- [Exercise details]
Reproduce only the lines of the material below that start at the line containing "int ovf = *reinterpret_cast<const" and stop at the line containing "if (ovf == 2". Keep both end lines.

- [Data for analysis]

void Engine::wait_ticket(int ticket, int64_t* tokens, int32_t* ts, int32_t* n_tokens) {
    K2_REQUIRE(ticket >= 0 && ticket < kSlots && slots_[ticket].busy, "offline_wait: ticket %d is not in flight", ticket);
    K2_HIP(hipSetDevice(device_));
    Slot& sl = slots_[ticket];
    K2_HIP(hipEventSynchronize(sl.done));
    sl.busy = false;
    const int64_t nb_tok = (int64_t)sl.B * sl.max_tokens * 8, nb_ts = (int64_t)sl.B * sl.max_tokens * 4, nb_n = (int64_t)sl.B * 4;
    char* pin = static_cast<char*>(sl.pin);
    int ovf = *reinterpret_cast<const int*>(pin + nb_tok + nb_ts + nb_n);
    note_search(sl.greedy.valid && sl.greedy.a.overflow == sl.d_ovf, ovf == 2 && sl.greedy.valid && sl.greedy.a.overflow == sl.d_ovf);
    if (ovf == 2 && sl.greedy.valid && sl.greedy.a.overflow == sl.d_ovf) {
        hipStream_t s2 = sl.search_stream;
        greedy_relaunch_one_part(s2, sl.greedy);
        search_retries_++;
        K2_HIP(hipMemcpyAsync(pin, sl.d_tok, nb_tok, hipMemcpyDeviceToHost, s2));
        K2_HIP(hipMemcpyAsync(pin + nb_tok, sl.d_ts, nb_ts, hipMemcpyDeviceToHost, s2));
        K2_HIP(hipMemcpyAsync(pin + nb_tok + nb_ts, sl.d_n, nb_n, hipMemcpyDeviceToHost, s2));
        K2_HIP(hipMemcpyAsync(pin + nb_tok + nb_ts + nb_n, sl.d_ovf, 4, hipMemcpyDeviceToHost, s2));
        K2_HIP(hipStreamSynchronize(s2));
        ovf = *reinterpret_cast<const int*>(pin + nb_tok + nb_ts + nb_n);
// ... 421 lines not shown
        } else if (name == "lstm_cell") {
            float* gx = P();
            const long long ldgx = L();
            float* gh = P();
            const int ldgh = I();
            float *cc = P(), *hf = P();
            const int B = I(), Hh = I();
            lstm_cell(c, gx, ldgx, gh, ldgh, cc, hf, B, Hh);
        } else if (name == "lstm_cell_rows") {
            float *gates = P(), *cc = P(), *hf = P();
            const int rows = I(), Hh = I();
            lstm_cell_rows(c, gates, cc, hf, rows, Hh);
        } else if (name == "lstm_add_frame") {
            float* Y = P();
            const long long SY = L();
            float* hp = P();
            const long long pstride = L();
            const int S = I();
            float *h = P(), *x1 = P();
            const int n = I(), B = I(), T = I(), D = I(), lo = I(), s = I();
            lstm_add_frame(c, Y, SY, hp, pstride, S, h, x1, n, B, T, D, lo, s);
        } else if (name == "lstm_norm_frame") {
            float *x1 = P(), *fp = P();
            const long long pstride = L();
            const int S = I();
            float *b2 = P(), *eps = P();
            const long long lstride = L();
            float* Y = P();
            const long long SY = L();
            const int n = I(), B = I(), T = I(), D = I(), lo = I(), s = I();
            lstm_norm_frame(c, x1, fp, pstride, S, b2, eps, lstride, Y, SY, n, B, T, D, lo, s);
        } else if (name == "add_inplace") {
            float *a = P(), *b = P();
            const long long n = L();
            add_inplace(c, a, b, n);
        } else if (name == "gather_rows" || name == "scatter_rows") {
            float* pool = P();
            const long long ss = L(), off = L();
            const int* slots = reinterpret_cast<const int*>(P());
            float* io = P();
            if (name == "gather_rows") {
                const int B = I(), width = I();
                gather_rows(c, pool, ss, off, slots, io, B, width);
            } else {
                const int ldin = I(), B = I(), width = I();
                scatter_rows(c, pool, ss, off, slots, io, ldin, B, width);
            }
        } else if (name == "greedy_screen_counts") {
            float* out = P();
            K2_REQUIRE(out && buf_bytes[0] >= 16, "debug_op_run greedy_screen_counts: a buffer of 2 int64 is needed");
            K2_HIP(hipStreamSynchronize(stream_));
            K2_HIP(copy_blocking(out, d_screen_counts_, 2 * sizeof(unsigned long long), hipMemcpyDeviceToDevice));
            out_mask |= 1u;
        } else if (name == "basicnorm") {
            float *x = P(), *le = P(), *y = P();
            const int M = I(), D = I();
            basicnorm(c, x, le, y, M, D);
        } else if (name == "conv0_pad1_dswish" || name == "conv0_nopad_dswish") {
            float *x = P(), *w = P(), *b = P(), *y = P();
            const int B = I(), T = I(), Fq = I();
            if (name == "conv0_pad1_dswish") conv0_pad1_dswish(c, x, w, b, y, B, T, Fq);
            else conv0_nopad_dswish(c, x, w, b, y, B, T, Fq);
        } else {
            failf(K2HIP_ERR_INVALID, "debug_op_run: unknown op '%s'", op);
        }
    } catch (const Error& e) {
        if (e.code == K2HIP_ERR_INVALID && strncmp(e.what(), "debug_op_run", 12) != 0) throw Error(K2HIP_ERR_UNSUPPORTED, e.what());
        throw;
    }
    if (!took) failf(K2HIP_ERR_UNSUPPORTED, "debug_op_run %s: the launcher does not take this shape", op);
    K2_REQUIRE(ni == n_iargs && nbuf == n_bufs, "debug_op_run %s: %d int arguments and %d buffers passed, %d and %d used", op, n_iargs, n_bufs, ni,
               nbuf);
    K2_HIP(hipStreamSynchronize(stream_));
    std::vector<unsigned char> g((size_t)kGuard);
    for (int k = 0; k < n_bufs; k++) {
        if (!dev[k]) continue;
        const char* p = static_cast<const char*>(dev[k]);
        for (int side = 0; side < 2; side++) {
            K2_HIP(copy_blocking(g.data(), side ? p + buf_bytes[k] : p - kGuard, (size_t)kGuard, hipMemcpyDeviceToHost));
            for (int64_t i = 0; i < kGuard; i++)
                if (g[(size_t)i] != 0xff)
                    failf(K2HIP_ERR_INVALID, "debug_op_run %s: buffer %d written %s its end (guard byte %lld)", op, k, side ? "past" : "before",
                          (long long)(side ? i : kGuard - i));
        }
    }
    for (int k = 0; k < n_bufs; k++)
        if (dev[k] && (out_mask >> k & 1u)) K2_HIP(copy_blocking(bufs[k], dev[k], (size_t)buf_bytes[k], hipMemcpyDeviceToHost));
}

- [Completed task]
    int ovf = *reinterpret_cast<const int*>(pin + nb_tok + nb_ts + nb_n);
    note_search(sl.greedy.valid && sl.greedy.a.overflow == sl.d_ovf, ovf == 2 && sl.greedy.valid && sl.greedy.a.overflow == sl.d_ovf);
    if (ovf == 2 && sl.greedy.valid && sl.greedy.a.overflow == sl.d_ovf) {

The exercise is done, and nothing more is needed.